Если бы Андрея Семеновича спросили, зачем ему нужен совет, он, наверное, не смог бы ответить. После встречи с Жизневым он прекрасно понимал, что биопсию делать надо и тянуть с этим до окончания отпуска бессмысленно. Ведь после почти месячного отсутствия на работе появится гора неотложных дел и пара срочных командировок, которые не отложить. И что в результате? Двухмесячное затягивание с ответом на вопрос. Глупо.

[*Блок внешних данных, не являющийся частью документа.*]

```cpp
__device__ __forceinline__ float wcat_v(const float* bw, const float* sw, const float* sc, int in,
// ... 316 lines not shown
    ahi[2] = __builtin_amdgcn_perm(h1, h0, sel[2]); ahi[3] = __builtin_amdgcn_perm(h1, h0, sel[3]);
    alo[0] = __builtin_amdgcn_perm(l1, l0, sel[0]); alo[1] = __builtin_amdgcn_perm(l1, l0, sel[1]);
    alo[2] = __builtin_amdgcn_perm(l1, l0, sel[2]); alo[3] = __builtin_amdgcn_perm(l1, l0, sel[3]);
    if constexpr (K >= 4) {
        const float n4 = N[K >= 4 ? 4 : 0] * kAScale;
        const unsigned h2 = pk_f16_rtz(n4, 0.0f);
        const unsigned l2 = pk_f16_rtz(sub_f16lo(n4, h2), 0.0f);
        const u32x4 fix = *reinterpret_cast<const u32x4*>(reinterpret_cast<const unsigned char*>(tbl) + kFixBytes + woff + 16 * t);
#pragma unroll
        for (int q = 0; q < 4; ++q) {
            ahi[q] = __builtin_amdgcn_perm(h2, ahi[q], fix[q]);
            alo[q] = __builtin_amdgcn_perm(l2, alo[q], fix[q]);
        }
    }
}

__device__ __forceinline__ void make_spline_frag3(float x, const unsigned* __restrict__ tbl,
                                                  const FastGeom& g, u32x4& ahi, u32x4& alo,
                                                  unsigned woff = 0) {
    int m; float u; bool inside;
    fast_span(x, g, m, u, inside);
    float N[4];
    cubic_bases(u, inside ? (kAScale / 6.0f) : 0.0f, N);
    const unsigned h0 = pk_f16_rtz(N[0], N[1]), h1 = pk_f16_rtz(N[2], N[3]);
    const unsigned l0 = pk_f16_rtz(sub_f16lo(N[0], h0), sub_f16hi(N[1], h0));
    const unsigned l1 = pk_f16_rtz(sub_f16lo(N[2], h1), sub_f16hi(N[3], h1));
    const u32x4 sel = *reinterpret_cast<const u32x4*>(reinterpret_cast<const unsigned char*>(tbl) + woff + 16 * (m + 1));
    ahi[0] = __builtin_amdgcn_perm(h1, h0, sel[0]); ahi[1] = __builtin_amdgcn_perm(h1, h0, sel[1]);
    ahi[2] = __builtin_amdgcn_perm(h1, h0, sel[2]); ahi[3] = __builtin_amdgcn_perm(h1, h0, sel[3]);
    alo[0] = __builtin_amdgcn_perm(l1, l0, sel[0]); alo[1] = __builtin_amdgcn_perm(l1, l0, sel[1]);
    alo[2] = __builtin_amdgcn_perm(l1, l0, sel[2]); alo[3] = __builtin_amdgcn_perm(l1, l0, sel[3]);
}

__device__ __forceinline__ void make_spline_frag3_pair(float x0, float x1, const unsigned* __restrict__ tbl,
                                                       const FastGeom& g, u32x4& ahi0, u32x4& alo0,
                                                       u32x4& ahi1, u32x4& alo1, unsigned woff = 0) {
    const f32x2 x = {x0, x1};
#ifdef KAGNN_ABLATE_SHARED_EXPANSION
    const int m0 = (int)(__float_as_uint(x0) & 7u), m1 = (int)(__float_as_uint(x1) & 7u);
    const f32x2 N0 = x, N1 = x, N2 = x, N3 = x;
    (void)g;
#else
    const f32x2 t = fma2(x, splat2(g.inv_h), splat2(g.c0));
    const f32x2 tf = {fminf(fmaxf(floorf(t.x), 0.0f), g.last_span), fminf(fmaxf(floorf(t.y), 0.0f), g.last_span)};
    const int m0 = (int)tf.x, m1 = (int)tf.y;
    const f32x2 u = t - tf;
    const f32x2 w6 = {(x0 >= g.k_first && x0 < g.k_last) ? kAScale / 6.0f : 0.0f,
                      (x1 >= g.k_first && x1 < g.k_last) ? kAScale / 6.0f : 0.0f};
    const f32x2 u2 = u * u, om = splat2(1.0f) - u, uw = u * w6, ow = om * w6;
    const f32x2 N0 = ow * (om * om);
    const f32x2 N3 = uw * u2;
    const f32x2 N1 = fma2(uw, fma2(u, splat2(3.0f), splat2(-6.0f)) * u, splat2(4.0f) * w6);
    const f32x2 N2 = fma2(uw, fma2(fma2(u, splat2(-3.0f), splat2(3.0f)), u, splat2(3.0f)), w6);
#endif
    {
        const unsigned h0 = pk_f16_rtz(N0.x, N1.x), h1 = pk_f16_rtz(N2.x, N3.x);
        const unsigned l0 = pk_f16_rtz(sub_f16lo(N0.x, h0), sub_f16hi(N1.x, h0));
        const unsigned l1 = pk_f16_rtz(sub_f16lo(N2.x, h1), sub_f16hi(N3.x, h1));
        const u32x4 sel = *reinterpret_cast<const u32x4*>(reinterpret_cast<const unsigned char*>(tbl) + woff + 16 * (m0 + 1));
        frag3_place_fwd(sel, h0, h1, l0, l1, ahi0, alo0);
    }
    {
        const unsigned h0 = pk_f16_rtz(N0.y, N1.y), h1 = pk_f16_rtz(N2.y, N3.y);
        const unsigned l0 = pk_f16_rtz(sub_f16lo(N0.y, h0), sub_f16hi(N1.y, h0));
        const unsigned l1 = pk_f16_rtz(sub_f16lo(N2.y, h1), sub_f16hi(N3.y, h1));
        const u32x4 sel = *reinterpret_cast<const u32x4*>(reinterpret_cast<const unsigned char*>(tbl) + woff + 16 * (m1 + 1));
        frag3_place_fwd(sel, h0, h1, l0, l1, ahi1, alo1);
    }
}

__device__ __forceinline__ void make_spline_frag3_pair_h(float x0, float x1, const unsigned* __restrict__ tbl,
                                                         const FastGeom& g, u32x4& ahi0, u32x4& ahi1, unsigned woff = 0) {
    const f32x2 x = {x0, x1};
    const f32x2 t = fma2(x, splat2(g.inv_h), splat2(g.c0));
    const f32x2 tf = {fminf(fmaxf(floorf(t.x), 0.0f), g.last_span), fminf(fmaxf(floorf(t.y), 0.0f), g.last_span)};
    const int m0 = (int)tf.x, m1 = (int)tf.y;
    const f32x2 u = t - tf;
    const f32x2 w6 = {(x0 >= g.k_first && x0 < g.k_last) ? kAScale / 6.0f : 0.0f,
                      (x1 >= g.k_first && x1 < g.k_last) ? kAScale / 6.0f : 0.0f};
    const f32x2 u2 = u * u, om = splat2(1.0f) - u, uw = u * w6, ow = om * w6;
    const f32x2 N0 = ow * (om * om);
    const f32x2 N3 = uw * u2;
    const f32x2 N1 = fma2(uw, fma2(u, splat2(3.0f), splat2(-6.0f)) * u, splat2(4.0f) * w6);
    const f32x2 N2 = fma2(uw, fma2(fma2(u, splat2(-3.0f), splat2(3.0f)), u, splat2(3.0f)), w6);
    {
        const unsigned h0 = pk_f16_rne(N0.x, N1.x), h1 = pk_f16_rne(N2.x, N3.x);
        const u32x4 sel = *reinterpret_cast<const u32x4*>(reinterpret_cast<const unsigned char*>(tbl) + woff + 16 * (m0 + 1));
        ahi0[0] = __builtin_amdgcn_perm(h1, h0, sel[0]); ahi0[1] = __builtin_amdgcn_perm(h1, h0, sel[1]);
        ahi0[2] = __builtin_amdgcn_perm(h1, h0, sel[2]); ahi0[3] = __builtin_amdgcn_perm(h1, h0, sel[3]);
    }
    {
        const unsigned h0 = pk_f16_rne(N0.y, N1.y), h1 = pk_f16_rne(N2.y, N3.y);
        const u32x4 sel = *reinterpret_cast<const u32x4*>(reinterpret_cast<const unsigned char*>(tbl) + woff + 16 * (m1 + 1));
        ahi1[0] = __builtin_amdgcn_perm(h1, h0, sel[0]); ahi1[1] = __builtin_amdgcn_perm(h1, h0, sel[1]);
        ahi1[2] = __builtin_amdgcn_perm(h1, h0, sel[2]); ahi1[3] = __builtin_amdgcn_perm(h1, h0, sel[3]);
    }
}

struct Frag3Geom { float inv_h, c1; };
__device__ __forceinline__ Frag3Geom frag3_geom(const float* knots, int nknots) {
// ... 197 lines not shown
```

Measured before the change: 4.488 billion.

## Rebalance tail tiles at 32-row granularity across blocks in sparse fwd and split bwd

```diff
diff --git a/kagnn_amd/csrc/kan_sparse_fwd.hip b/kagnn_amd/csrc/kan_sparse_fwd.hip
--- a/kagnn_amd/csrc/kan_sparse_fwd.hip
+++ b/kagnn_amd/csrc/kan_sparse_fwd.hip
@@ -390,6 +390,23 @@
 #pragma unroll
         for (int t = 0; t < OT; ++t) s_momw[64 * t + lane] = 0.0f;
     }
+    constexpr bool GRAN = OT == 2 && !SH && !MOM && !NARROW && AGG < 0 && !PARTS && !HALF;
+    const long t0_stride = (long)gridDim.x * ROWS;
+    long gran_from = N, gran_t0 = N;
+    if constexpr (GRAN) {
+        if (resident && gridDim.y == 1) {
+            const long full = ((N + ROWS - 1) / ROWS) / gridDim.x;
+            const int wave_s = __builtin_amdgcn_readfirstlane(tid >> 6);
+            gran_from = full * t0_stride;
+            const long g = blockIdx.x + (long)wave_s * gridDim.x;
+            if (gran_from + g * 32 < N) gran_t0 = gran_from + (g - wave_s) * 32;
+        }
+    }
+    auto next_t0 = [&](long t0) -> long {
+        const long n = t0 + t0_stride;
+        if constexpr (GRAN) return t0 >= gran_from ? N : (n >= gran_from ? gran_t0 : n);
+        return n;
+    };
     float xn[8];
     float xa[AGG >= 0 ? AGRP : 1][8];
     if constexpr (AGG >= 0) {
@@ -397,8 +414,8 @@
 #pragma unroll
         for (int j = 0; j < 8; ++j) xn[j] = xa[0][j];
     } else load8((long)blockIdx.x * ROWS, ch_begin, 0, xn);
-    for (long tile = blockIdx.x; tile * ROWS < N; tile += gridDim.x) {
-        const long row0 = tile * ROWS + wave * 32;
+    for (long t0 = (long)blockIdx.x * ROWS; t0 < N; t0 = next_t0(t0)) {
+        const long row0 = t0 + wave * 32;
         f32x16 acc[OT], acc_b[MERGED ? 1 : OT];
 #pragma unroll
         for (int t = 0; t < OT; ++t)
@@ -417,7 +434,7 @@
 #ifndef KAGNN_ABLATE_FWD_NO_REFILL
                     if (q + 1 < PPC) dma_half(ch, q + 1);
                     else if (ch + 1 < ch_end) dma_half(ch + 1, 0);
-                    else if ((tile + gridDim.x) * ROWS < N) dma_half(ch_begin, 0);
+                    else if (next_t0(t0) < N) dma_half(ch_begin, 0);
 #endif
                 }
                 float xv[8];
@@ -428,13 +445,13 @@
 #pragma unroll
                         for (int j = 0; j < 8; ++j) xn[j] = xa[AGRP - 1][j];
                     } else {
-                        gather_tile((tile + gridDim.x) * ROWS, xa);
+                        gather_tile(next_t0(t0), xa);
 #pragma unroll
                         for (int j = 0; j < 8; ++j) xn[j] = xa[0][j];
                     }
-                } else if (g + 1 < ng_live) load8(tile * ROWS, ch, g + 1, xn);
-                else if (ch + 1 < ch_end) load8(tile * ROWS, ch + 1, 0, xn);
-                else load8((tile + gridDim.x) * ROWS, ch_begin, 0, xn);
+                } else if (g + 1 < ng_live) load8(t0, ch, g + 1, xn);
+                else if (ch + 1 < ch_end) load8(t0, ch + 1, 0, xn);
+                else load8(next_t0(t0), ch_begin, 0, xn);
 
                 u32x4 ahi, alo, bw[4 * OT];
                 int aidx;
@@ -621,7 +638,7 @@
                 }
             }
         }
-        const GBuf yb = gbuf_at(y, N, ldy, out, tile * ROWS);
+        const GBuf yb = gbuf_at(y, N, ldy, out, t0);
         const long rows_here = min(32L, N - row0);
         const float mom_nt = (float)max(rows_here, 1L), mom_rnt = __builtin_amdgcn_rcpf(mom_nt);
         const float mom_w = mom_nt * __builtin_amdgcn_rcpf(mom_n + mom_nt), mom_nw = mom_n * mom_w;
diff --git a/kagnn_amd/csrc/kan_split_bwd.hip b/kagnn_amd/csrc/kan_split_bwd.hip
--- a/kagnn_amd/csrc/kan_split_bwd.hip
+++ b/kagnn_amd/csrc/kan_split_bwd.hip
@@ -142,8 +142,8 @@
     const unsigned gx_rb = (unsigned)(wave * 32 + 4 * kg) * ldgx4;
     const unsigned gz_rb = (unsigned)(wave * 32 + 4 * kg) * (unsigned)in * 4u;
 
-    auto load_gy = [&](long tile, float (&raw)[2][Q2][8]) {
-        const GBuf gyb = gbuf_at(gy, N, ldgy, out, tile * 256);
+    auto load_gy = [&](long t0 , float (&raw)[2][Q2][8]) {
+        const GBuf gyb = gbuf_at(gy, N, ldgy, out, t0);
 #pragma unroll
         for (int rt = 0; rt < 2; ++rt) {
             const unsigned ro = gy_ro + kg * 32;
@@ -165,7 +165,7 @@
             }
         }
         if constexpr (BNB) {
-            const GBuf yb = gbuf_at(bnb.y, N, bnb.ldy, out, tile * 256), ob = gbuf_at(bnb.gy_out, N, bnb.ldo, out, tile * 256);
+            const GBuf yb = gbuf_at(bnb.y, N, bnb.ldy, out, t0), ob = gbuf_at(bnb.gy_out, N, bnb.ldo, out, t0);
             const unsigned ldy4 = (unsigned)bnb.ldy * 4u, ldo4 = (unsigned)bnb.ldo * 4u;
             const unsigned yro = (unsigned)(wave * 32 + li) * ldy4 + kg * 32, oro = (unsigned)(wave * 32 + li) * ldo4 + kg * 32;
 #pragma unroll
@@ -224,9 +224,9 @@
         }
     };
     float mu[2][4], rs[2][4];
-    auto load_stats = [&](long tile) {
+    auto load_stats = [&](long t0) {
         if (ln_on) {
-            const long row0 = tile * 256 + wave * 32;
+            const long row0 = t0 + wave * 32;
 #pragma unroll
             for (int rt = 0; rt < 2; ++rt)
 #pragma unroll
@@ -240,25 +240,43 @@
     float* s_stat = reinterpret_cast<float*>(s_w + (size_t)(ft_end - ft_begin) * FT_BYTES) + wave * 128;
     if constexpr (XST) { s_stat[lane] = 0.0f; s_stat[64 + lane] = 0.0f; }
     float graw[2][Q2][8];
-    long tile = blockIdx.x;
-    if (!XST && tile * 256 >= N) return;
-    if (!XST || tile * 256 < N) {
-    load_gy(tile, graw);
-    load_stats(tile);
+    constexpr bool GRAN = K == 3 && Q2 == 2 && !GEN && PP == 1 && !GX16 && !BNB && !XAFF && !XST && !HALF;
+    const long t0_stride = (long)gridDim.x * 256;
+    long gran_from = N, gran_t0 = N;
+    if constexpr (GRAN) {
+        if (resident && gridDim.y == 1) {
+            const long full = ((N + 255) / 256) / gridDim.x;
+            const int wave_s = __builtin_amdgcn_readfirstlane(tid >> 6);
+            gran_from = full * t0_stride;
+            const long g = blockIdx.x + (long)wave_s * gridDim.x;
+            if (gran_from + g * 32 < N) gran_t0 = gran_from + (g - wave_s) * 32;
+        }
+    }
+    auto next_t0 = [&](long t0) -> long {
+        const long n = t0 + t0_stride;
+        if constexpr (GRAN) return t0 >= gran_from ? N : (n >= gran_from ? gran_t0 : n);
+        return n;
+    };
+    long t0 = (long)blockIdx.x * 256;
+    if (!XST && t0 >= N) return;
+    if (!XST || t0 < N) {
+    load_gy(t0, graw);
+    load_stats(t0);
     split_gy(graw);
-    if (PP >= 1 && (tile + gridDim.x) * 256 < N) load_gy(tile + gridDim.x, graw);
+    if (PP >= 1 && next_t0(t0) < N) load_gy(next_t0(t0), graw);
     }
     if (pingpong && wave >= 4) __builtin_amdgcn_s_barrier();
 
-    for (; tile * 256 < N; tile += gridDim.x) {
-        const bool more = (tile + gridDim.x) * 256 < N;
-        if (PP == 0 && tile != (long)blockIdx.x) {
-            load_gy(tile, graw);
-            load_stats(tile);
+    for (; t0 < N; t0 = next_t0(t0)) {
+        const long t1 = next_t0(t0);
+        const bool more = t1 < N;
+        if (PP == 0 && t0 != (long)blockIdx.x * 256) {
+            load_gy(t0, graw);
+            load_stats(t0);
             split_gy(graw);
         }
-        const GBuf gzb = gbuf_at(rb.gz, N, in, in, tile * 256);
-        const GBuf xb = gbuf_at(x, N, ldx, in, tile * 256), gxb = gbuf_at_es(gx, N, ldgx, in, tile * 256, (int)gxes);
+        const GBuf gzb = gbuf_at(rb.gz, N, in, in, t0);
+        const GBuf xb = gbuf_at(x, N, ldx, in, t0), gxb = gbuf_at_es(gx, N, ldgx, in, t0, (int)gxes);
 
         for (int ft = ft_begin; ft < ft_end; ++ft) {
             if (!resident) {
@@ -401,9 +419,9 @@
                 if (kg == 0 && f < in) { s_stat[f] += st_g; s_stat[64 + f] += st_gx; }
             }
             if (PP >= 1 && ft + 1 == ft_end && more) {
-                load_stats(tile + gridDim.x);
+                load_stats(t1);
                 split_gy(graw);
-                if ((tile + 2 * (long)gridDim.x) * 256 < N) load_gy(tile + 2 * (long)gridDim.x, graw);
+                if (next_t0(t1) < N) load_gy(next_t0(t1), graw);
             }
             if (pingpong) __builtin_amdgcn_s_barrier();
         }
```

New measurement: 4.524 billion (median of 6 runs). About the same (+0.8%).

## Split cubic dW coefficient columns across two wave groups in a 512-thread kernel

Applied to the files above, without the earlier changes.

```diff
diff --git a/kagnn_amd/csrc/kan_split_bwd.hip b/kagnn_amd/csrc/kan_split_bwd.hip
--- a/kagnn_amd/csrc/kan_split_bwd.hip
+++ b/kagnn_amd/csrc/kan_split_bwd.hip
@@ -1044,6 +1044,180 @@
 }
 #undef Dh
 
+template <int PART>
+__device__ __forceinline__ void dw_ps_body(const float* __restrict__ x, long ldx, const float* __restrict__ gy, long ldgy,
+                                           long N, int in, int out, int C, const unsigned* __restrict__ s_tbl,
+                                           const FastGeom& fgeo, int fg, int oc, int tile, int lane, long rows_per_block,
+                                           long inP, long outP, float* __restrict__ slab) {
+    constexpr int NTO = 4, NP = PART ? 5 : 4;
+    const int li = lane & 15, kg = lane >> 4;
+    const int f = 64 * fg + 16 * tile + li;
+    const long s = blockIdx.x;
+    const long rbeg = blockIdx.x * rows_per_block;
+    const long rend = min(N, (blockIdx.x + 1L) * rows_per_block);
+
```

За тридцать пять лет работы в НИИ, где все важные вопросы официально разбирали на ученом совете, то есть коллегиально, Андрей Семенович привык, принимая решение, для проформы с кем-нибудь советоваться. Сейчас он поступит так же.

Под предлогом необходимости срочно написать статью Андрей Семенович закрылся в комнате и набрал номер Эдмонда Протасовича:

– Помните, как познакомили меня с доктором Жизневым? Сегодня я был у него. Меня направила к нему Анна Ивановна. Он (Дымов соврал для вежливости) просил привет вам передать. Мой последний PSA равен 5,64. Но вы же помните, как я его переделывал?

И Андрей Семенович в третий раз за день затянул песню про ошибающихся лаборанток и месяц грядущего отсутствия, от которой его самого уже тошнило.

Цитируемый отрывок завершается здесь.